▶ _Task to complete_: Your answer should be every line of the records that contains the word "class", copied as it stands.

▶ _Task data_:
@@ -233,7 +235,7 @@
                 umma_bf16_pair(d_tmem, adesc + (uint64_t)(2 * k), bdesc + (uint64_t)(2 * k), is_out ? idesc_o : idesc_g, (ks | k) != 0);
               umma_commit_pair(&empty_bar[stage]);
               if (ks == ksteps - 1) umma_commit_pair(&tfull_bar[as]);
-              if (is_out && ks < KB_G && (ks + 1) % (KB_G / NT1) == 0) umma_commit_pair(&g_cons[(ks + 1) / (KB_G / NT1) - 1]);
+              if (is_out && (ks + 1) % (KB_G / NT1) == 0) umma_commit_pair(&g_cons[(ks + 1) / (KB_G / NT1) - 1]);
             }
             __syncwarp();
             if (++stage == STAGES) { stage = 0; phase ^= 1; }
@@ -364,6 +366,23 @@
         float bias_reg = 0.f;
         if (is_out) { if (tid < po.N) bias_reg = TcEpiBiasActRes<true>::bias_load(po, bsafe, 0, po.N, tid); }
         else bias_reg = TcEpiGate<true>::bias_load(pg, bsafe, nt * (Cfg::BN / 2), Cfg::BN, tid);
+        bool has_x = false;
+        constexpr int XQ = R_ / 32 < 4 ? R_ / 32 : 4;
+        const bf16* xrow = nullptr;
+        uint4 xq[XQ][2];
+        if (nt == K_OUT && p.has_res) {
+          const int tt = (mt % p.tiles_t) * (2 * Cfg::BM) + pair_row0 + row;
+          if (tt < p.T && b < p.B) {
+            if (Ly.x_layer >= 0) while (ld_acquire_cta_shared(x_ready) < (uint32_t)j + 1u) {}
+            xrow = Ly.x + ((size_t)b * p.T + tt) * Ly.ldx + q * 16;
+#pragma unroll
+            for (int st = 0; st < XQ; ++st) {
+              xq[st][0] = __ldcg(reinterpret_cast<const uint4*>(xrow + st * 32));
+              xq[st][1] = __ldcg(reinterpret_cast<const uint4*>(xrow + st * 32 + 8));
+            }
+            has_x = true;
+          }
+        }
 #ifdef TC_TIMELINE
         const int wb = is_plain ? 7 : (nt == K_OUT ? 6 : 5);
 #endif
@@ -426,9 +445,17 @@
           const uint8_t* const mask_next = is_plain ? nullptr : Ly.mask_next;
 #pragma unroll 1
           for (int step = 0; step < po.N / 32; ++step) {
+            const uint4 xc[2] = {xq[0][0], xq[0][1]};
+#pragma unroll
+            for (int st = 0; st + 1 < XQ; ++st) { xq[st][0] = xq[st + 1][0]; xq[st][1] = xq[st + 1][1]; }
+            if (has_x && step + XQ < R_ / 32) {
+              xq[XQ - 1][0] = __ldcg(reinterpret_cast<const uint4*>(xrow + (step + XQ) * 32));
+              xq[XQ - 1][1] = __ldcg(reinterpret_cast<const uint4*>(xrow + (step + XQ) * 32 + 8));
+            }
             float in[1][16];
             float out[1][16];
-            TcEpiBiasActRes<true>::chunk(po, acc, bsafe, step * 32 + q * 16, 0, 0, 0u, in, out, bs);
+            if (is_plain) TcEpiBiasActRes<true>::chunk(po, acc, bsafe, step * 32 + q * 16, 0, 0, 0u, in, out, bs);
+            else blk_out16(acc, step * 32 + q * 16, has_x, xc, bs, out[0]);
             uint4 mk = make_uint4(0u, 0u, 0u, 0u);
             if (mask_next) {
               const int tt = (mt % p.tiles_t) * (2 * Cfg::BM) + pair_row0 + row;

...

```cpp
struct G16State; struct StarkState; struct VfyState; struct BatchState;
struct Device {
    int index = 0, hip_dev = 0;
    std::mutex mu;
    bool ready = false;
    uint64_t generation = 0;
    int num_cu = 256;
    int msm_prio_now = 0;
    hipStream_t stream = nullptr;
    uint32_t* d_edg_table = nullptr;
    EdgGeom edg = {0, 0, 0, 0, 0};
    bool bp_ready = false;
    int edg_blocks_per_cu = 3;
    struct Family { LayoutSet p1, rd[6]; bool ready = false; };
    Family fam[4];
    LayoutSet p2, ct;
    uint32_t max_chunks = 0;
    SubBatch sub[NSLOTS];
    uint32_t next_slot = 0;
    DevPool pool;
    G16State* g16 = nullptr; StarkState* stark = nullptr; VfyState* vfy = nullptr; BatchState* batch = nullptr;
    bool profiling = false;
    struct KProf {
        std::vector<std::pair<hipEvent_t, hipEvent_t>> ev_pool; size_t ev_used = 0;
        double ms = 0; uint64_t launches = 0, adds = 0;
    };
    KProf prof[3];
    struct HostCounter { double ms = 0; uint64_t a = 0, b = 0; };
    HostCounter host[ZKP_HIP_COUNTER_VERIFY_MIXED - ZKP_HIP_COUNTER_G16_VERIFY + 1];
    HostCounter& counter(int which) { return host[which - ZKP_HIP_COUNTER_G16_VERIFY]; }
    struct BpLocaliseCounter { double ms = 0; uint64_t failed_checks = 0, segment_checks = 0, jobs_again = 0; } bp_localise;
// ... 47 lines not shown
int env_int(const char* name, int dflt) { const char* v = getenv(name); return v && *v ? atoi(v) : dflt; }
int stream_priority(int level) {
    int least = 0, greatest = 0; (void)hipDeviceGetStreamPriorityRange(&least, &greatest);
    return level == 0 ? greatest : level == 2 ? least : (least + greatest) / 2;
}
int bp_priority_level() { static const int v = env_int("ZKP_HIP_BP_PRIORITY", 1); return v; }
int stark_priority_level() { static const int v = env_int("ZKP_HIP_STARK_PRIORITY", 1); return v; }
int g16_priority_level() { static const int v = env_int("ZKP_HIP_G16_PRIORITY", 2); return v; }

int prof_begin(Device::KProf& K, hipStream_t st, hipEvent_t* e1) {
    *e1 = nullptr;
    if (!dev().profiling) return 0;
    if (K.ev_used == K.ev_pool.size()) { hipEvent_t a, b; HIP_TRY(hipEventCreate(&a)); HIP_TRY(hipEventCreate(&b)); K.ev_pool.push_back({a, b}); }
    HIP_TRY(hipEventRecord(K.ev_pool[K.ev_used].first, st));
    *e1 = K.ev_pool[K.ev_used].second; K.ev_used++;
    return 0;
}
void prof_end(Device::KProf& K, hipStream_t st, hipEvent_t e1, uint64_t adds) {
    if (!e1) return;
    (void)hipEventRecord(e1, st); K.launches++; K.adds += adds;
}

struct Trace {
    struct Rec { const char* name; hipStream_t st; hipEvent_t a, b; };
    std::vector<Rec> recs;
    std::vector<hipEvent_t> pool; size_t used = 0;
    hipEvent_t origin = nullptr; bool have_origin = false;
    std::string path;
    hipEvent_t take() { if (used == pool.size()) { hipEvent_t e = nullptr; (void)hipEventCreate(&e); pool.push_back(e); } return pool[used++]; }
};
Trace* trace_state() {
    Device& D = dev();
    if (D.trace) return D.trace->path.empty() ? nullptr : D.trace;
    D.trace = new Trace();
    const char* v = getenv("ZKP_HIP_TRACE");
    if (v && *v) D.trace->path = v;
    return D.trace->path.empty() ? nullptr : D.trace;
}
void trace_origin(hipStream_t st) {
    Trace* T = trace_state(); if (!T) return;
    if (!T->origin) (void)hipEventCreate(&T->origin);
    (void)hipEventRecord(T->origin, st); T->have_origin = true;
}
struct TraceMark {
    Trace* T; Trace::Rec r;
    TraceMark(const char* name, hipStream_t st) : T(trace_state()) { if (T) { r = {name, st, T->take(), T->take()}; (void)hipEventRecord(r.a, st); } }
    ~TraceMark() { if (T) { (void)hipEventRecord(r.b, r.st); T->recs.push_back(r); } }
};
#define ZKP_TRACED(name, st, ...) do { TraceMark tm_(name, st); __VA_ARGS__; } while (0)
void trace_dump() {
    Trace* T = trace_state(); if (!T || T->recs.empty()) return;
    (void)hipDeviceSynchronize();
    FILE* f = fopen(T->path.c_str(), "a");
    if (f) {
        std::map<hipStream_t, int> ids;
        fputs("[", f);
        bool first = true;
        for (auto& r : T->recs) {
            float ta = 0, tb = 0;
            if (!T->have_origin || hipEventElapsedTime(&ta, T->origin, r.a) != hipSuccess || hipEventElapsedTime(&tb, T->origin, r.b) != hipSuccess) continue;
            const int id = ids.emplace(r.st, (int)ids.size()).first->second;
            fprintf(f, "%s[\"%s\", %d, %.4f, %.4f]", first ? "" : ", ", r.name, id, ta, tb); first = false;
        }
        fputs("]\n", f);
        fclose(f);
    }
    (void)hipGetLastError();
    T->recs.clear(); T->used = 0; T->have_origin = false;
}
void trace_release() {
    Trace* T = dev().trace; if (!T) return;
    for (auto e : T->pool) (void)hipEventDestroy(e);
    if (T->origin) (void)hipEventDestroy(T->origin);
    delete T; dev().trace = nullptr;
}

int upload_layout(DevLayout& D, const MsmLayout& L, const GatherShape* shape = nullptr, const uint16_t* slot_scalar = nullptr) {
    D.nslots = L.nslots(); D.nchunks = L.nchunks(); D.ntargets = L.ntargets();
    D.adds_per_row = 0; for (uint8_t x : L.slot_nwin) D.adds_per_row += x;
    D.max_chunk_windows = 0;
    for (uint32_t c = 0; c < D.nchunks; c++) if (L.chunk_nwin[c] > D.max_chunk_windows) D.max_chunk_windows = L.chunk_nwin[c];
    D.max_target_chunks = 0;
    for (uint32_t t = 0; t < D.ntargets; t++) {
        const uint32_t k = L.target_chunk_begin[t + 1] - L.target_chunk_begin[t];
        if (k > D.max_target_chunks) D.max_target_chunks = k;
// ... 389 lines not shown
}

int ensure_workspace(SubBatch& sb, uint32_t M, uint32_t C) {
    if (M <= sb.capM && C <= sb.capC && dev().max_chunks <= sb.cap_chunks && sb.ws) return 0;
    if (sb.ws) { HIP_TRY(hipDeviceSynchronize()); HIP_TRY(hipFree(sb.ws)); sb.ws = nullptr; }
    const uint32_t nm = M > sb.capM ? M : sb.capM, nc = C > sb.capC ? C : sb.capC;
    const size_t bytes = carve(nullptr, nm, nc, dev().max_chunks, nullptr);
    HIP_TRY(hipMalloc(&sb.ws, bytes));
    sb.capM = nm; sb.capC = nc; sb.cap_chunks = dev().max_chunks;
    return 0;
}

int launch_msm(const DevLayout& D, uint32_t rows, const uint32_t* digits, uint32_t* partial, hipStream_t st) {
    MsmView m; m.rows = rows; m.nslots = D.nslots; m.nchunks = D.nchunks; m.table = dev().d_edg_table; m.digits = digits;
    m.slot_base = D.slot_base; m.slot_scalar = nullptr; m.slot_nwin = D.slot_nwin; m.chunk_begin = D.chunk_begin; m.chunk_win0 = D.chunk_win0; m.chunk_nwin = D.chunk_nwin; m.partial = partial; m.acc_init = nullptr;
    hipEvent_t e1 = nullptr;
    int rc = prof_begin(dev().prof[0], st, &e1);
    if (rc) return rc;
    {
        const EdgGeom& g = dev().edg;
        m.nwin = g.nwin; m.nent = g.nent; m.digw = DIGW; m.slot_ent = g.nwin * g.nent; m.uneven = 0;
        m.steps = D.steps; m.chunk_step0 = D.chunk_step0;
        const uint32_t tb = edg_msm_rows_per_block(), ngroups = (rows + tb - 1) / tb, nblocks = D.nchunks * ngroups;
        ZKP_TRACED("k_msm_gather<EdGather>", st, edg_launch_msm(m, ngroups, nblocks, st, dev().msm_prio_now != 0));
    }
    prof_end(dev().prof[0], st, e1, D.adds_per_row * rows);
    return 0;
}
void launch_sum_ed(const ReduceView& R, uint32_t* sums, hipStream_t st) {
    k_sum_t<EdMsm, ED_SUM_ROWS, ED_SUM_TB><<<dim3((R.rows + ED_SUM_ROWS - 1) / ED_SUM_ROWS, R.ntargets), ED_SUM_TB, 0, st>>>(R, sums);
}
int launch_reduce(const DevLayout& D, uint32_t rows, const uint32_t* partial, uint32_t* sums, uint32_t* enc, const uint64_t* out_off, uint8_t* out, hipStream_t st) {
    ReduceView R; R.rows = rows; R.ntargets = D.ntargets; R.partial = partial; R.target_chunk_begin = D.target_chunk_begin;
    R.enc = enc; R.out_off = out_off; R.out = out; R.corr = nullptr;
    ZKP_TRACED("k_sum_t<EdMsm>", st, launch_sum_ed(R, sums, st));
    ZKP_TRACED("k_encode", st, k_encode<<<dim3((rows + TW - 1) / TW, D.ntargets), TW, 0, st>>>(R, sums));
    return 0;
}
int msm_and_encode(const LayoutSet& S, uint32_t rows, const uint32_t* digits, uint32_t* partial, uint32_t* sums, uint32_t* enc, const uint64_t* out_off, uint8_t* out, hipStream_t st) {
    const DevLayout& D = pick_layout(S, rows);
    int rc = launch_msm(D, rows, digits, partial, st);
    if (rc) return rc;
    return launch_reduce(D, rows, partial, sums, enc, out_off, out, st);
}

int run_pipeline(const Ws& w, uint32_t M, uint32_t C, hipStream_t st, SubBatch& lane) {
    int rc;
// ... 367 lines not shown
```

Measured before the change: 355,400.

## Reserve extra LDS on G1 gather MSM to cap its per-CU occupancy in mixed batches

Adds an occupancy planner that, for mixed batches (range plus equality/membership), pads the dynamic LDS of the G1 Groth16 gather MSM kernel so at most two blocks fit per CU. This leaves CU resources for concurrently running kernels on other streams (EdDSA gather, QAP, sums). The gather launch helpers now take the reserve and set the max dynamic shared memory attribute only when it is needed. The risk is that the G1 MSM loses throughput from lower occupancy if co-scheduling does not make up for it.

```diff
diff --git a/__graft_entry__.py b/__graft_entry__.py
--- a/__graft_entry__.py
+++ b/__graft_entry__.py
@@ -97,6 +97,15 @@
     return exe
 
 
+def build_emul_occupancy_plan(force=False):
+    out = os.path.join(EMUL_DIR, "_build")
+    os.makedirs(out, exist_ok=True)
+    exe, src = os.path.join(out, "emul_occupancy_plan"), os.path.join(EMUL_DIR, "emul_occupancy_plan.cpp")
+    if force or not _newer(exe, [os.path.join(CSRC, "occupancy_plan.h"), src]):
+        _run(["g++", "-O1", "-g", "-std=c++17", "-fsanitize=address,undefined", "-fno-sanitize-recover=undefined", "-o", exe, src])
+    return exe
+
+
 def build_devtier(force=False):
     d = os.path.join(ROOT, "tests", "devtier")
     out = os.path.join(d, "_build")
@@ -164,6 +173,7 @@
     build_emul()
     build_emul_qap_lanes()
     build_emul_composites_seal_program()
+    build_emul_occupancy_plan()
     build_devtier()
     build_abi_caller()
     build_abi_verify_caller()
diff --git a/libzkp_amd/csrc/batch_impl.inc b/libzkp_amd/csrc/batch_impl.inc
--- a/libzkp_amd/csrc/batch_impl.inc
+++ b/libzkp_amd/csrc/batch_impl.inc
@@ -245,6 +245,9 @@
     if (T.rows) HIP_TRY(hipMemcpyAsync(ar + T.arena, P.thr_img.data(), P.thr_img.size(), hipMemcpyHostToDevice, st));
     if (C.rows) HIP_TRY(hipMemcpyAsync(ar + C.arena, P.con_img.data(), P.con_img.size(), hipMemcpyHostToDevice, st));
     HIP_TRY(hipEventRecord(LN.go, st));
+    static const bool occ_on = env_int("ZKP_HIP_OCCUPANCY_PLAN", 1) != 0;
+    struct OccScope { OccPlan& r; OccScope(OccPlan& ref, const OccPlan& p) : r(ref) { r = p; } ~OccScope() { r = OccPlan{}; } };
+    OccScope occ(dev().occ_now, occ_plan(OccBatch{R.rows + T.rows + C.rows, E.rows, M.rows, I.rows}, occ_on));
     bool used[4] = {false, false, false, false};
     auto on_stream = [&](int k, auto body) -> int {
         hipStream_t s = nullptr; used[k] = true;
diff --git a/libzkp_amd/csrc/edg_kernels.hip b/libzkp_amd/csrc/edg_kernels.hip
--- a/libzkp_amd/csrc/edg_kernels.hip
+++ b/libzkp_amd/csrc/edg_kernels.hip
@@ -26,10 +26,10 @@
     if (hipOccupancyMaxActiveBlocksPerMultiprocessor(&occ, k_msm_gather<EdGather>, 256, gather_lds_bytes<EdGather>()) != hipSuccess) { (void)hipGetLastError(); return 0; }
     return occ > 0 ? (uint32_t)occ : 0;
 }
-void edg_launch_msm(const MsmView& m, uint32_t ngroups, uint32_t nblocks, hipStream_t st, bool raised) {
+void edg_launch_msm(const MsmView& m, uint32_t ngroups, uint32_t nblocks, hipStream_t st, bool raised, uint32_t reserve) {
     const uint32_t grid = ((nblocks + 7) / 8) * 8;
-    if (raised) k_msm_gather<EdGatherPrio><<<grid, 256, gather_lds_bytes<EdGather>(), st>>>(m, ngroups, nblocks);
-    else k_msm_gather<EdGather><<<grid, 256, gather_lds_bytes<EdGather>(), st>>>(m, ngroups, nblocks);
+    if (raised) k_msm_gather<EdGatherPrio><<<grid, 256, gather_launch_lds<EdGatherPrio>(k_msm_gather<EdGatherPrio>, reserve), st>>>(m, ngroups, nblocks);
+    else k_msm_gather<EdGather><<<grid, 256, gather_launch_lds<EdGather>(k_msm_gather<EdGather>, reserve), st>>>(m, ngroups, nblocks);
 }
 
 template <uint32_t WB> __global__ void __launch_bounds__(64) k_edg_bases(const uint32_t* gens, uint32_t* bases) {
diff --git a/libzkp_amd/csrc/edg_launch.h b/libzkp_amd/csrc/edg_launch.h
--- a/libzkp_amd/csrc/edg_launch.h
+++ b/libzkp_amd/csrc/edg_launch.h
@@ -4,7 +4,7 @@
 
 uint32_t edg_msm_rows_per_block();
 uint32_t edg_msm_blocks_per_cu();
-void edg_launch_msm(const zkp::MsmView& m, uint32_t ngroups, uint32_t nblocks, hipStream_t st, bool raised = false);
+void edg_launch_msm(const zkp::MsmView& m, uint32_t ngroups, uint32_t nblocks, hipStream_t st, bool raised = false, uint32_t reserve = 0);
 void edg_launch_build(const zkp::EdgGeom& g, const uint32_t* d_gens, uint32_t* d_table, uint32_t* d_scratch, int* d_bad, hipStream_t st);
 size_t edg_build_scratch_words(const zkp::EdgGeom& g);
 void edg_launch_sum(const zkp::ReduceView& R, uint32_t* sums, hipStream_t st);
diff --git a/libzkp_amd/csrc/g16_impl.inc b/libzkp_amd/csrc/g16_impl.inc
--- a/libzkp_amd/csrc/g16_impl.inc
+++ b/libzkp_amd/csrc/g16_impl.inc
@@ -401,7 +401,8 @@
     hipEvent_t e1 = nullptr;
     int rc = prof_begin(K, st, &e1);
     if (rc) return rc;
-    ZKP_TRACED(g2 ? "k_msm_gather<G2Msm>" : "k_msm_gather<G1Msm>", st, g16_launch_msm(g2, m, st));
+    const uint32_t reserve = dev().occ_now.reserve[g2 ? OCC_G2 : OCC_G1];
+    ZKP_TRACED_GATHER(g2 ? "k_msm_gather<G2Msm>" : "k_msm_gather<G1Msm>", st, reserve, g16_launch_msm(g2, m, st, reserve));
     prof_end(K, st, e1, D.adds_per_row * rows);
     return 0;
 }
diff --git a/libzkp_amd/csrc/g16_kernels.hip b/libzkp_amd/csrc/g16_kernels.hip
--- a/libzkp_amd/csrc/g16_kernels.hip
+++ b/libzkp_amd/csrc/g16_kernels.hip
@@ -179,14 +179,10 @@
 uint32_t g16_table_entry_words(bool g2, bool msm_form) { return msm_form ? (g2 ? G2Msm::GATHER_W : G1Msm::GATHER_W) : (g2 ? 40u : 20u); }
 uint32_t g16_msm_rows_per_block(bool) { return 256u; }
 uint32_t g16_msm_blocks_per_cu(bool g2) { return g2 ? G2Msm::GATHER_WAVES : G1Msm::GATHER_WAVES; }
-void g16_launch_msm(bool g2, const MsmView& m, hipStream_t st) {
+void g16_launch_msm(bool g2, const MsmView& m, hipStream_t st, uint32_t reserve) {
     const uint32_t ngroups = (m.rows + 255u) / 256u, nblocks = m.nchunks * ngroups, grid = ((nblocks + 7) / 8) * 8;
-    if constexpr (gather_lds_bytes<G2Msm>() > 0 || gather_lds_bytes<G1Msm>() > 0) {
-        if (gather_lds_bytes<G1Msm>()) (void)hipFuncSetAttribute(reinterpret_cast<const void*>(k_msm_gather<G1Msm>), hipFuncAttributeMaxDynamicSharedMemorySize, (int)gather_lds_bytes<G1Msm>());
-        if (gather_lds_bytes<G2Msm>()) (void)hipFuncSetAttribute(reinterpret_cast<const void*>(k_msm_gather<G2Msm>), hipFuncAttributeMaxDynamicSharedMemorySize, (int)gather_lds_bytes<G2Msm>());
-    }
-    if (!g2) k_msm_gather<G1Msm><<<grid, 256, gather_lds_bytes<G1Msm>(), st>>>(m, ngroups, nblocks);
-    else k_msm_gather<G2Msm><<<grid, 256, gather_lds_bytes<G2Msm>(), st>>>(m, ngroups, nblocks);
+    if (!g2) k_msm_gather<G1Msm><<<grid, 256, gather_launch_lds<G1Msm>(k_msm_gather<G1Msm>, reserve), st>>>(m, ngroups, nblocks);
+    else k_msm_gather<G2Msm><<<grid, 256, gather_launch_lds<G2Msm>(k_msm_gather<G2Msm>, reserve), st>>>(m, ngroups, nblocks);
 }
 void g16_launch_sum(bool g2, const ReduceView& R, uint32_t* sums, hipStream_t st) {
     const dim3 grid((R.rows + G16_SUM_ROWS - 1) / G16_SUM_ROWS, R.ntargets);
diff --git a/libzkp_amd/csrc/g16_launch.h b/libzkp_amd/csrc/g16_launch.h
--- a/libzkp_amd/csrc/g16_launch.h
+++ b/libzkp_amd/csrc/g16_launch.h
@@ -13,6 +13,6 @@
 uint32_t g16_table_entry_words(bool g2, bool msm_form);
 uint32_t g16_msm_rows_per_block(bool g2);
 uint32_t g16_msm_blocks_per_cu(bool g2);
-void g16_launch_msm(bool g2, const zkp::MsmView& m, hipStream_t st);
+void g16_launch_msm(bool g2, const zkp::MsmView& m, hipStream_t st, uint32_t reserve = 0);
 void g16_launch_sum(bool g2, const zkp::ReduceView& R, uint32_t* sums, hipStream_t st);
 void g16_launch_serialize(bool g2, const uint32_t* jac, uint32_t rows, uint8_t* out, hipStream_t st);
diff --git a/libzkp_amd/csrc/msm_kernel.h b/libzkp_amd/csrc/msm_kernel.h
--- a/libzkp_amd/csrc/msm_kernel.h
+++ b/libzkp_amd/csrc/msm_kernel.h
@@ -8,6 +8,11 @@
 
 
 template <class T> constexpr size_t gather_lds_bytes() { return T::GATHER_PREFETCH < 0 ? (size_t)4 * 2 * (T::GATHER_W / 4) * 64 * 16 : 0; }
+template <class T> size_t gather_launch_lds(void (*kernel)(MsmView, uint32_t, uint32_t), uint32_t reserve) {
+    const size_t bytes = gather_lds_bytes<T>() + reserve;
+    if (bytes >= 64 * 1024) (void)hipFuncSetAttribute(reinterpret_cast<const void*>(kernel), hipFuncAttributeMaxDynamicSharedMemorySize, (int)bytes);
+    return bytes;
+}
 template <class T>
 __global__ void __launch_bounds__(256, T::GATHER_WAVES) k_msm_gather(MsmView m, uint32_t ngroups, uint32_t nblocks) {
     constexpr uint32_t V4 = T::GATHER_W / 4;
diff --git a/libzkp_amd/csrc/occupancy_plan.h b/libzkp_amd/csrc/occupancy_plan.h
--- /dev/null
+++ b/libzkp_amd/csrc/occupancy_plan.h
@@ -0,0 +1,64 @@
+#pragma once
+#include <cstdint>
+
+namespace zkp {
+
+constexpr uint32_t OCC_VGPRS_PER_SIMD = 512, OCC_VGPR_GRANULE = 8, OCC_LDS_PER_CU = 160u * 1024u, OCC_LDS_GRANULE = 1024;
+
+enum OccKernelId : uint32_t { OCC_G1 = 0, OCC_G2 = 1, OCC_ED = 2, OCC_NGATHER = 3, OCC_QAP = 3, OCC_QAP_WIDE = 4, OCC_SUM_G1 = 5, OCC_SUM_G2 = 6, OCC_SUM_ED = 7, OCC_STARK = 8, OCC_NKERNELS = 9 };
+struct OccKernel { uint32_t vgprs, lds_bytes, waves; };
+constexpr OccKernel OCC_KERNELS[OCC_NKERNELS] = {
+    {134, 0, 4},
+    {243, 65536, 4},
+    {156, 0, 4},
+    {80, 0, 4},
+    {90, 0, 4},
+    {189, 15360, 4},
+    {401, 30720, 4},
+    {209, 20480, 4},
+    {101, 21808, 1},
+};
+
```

▶ _Solution to this task_:
 template <class T> constexpr size_t gather_lds_bytes() { return T::GATHER_PREFETCH < 0 ? (size_t)4 * 2 * (T::GATHER_W / 4) * 64 * 16 : 0; }
+template <class T> size_t gather_launch_lds(void (*kernel)(MsmView, uint32_t, uint32_t), uint32_t reserve) {
 template <class T>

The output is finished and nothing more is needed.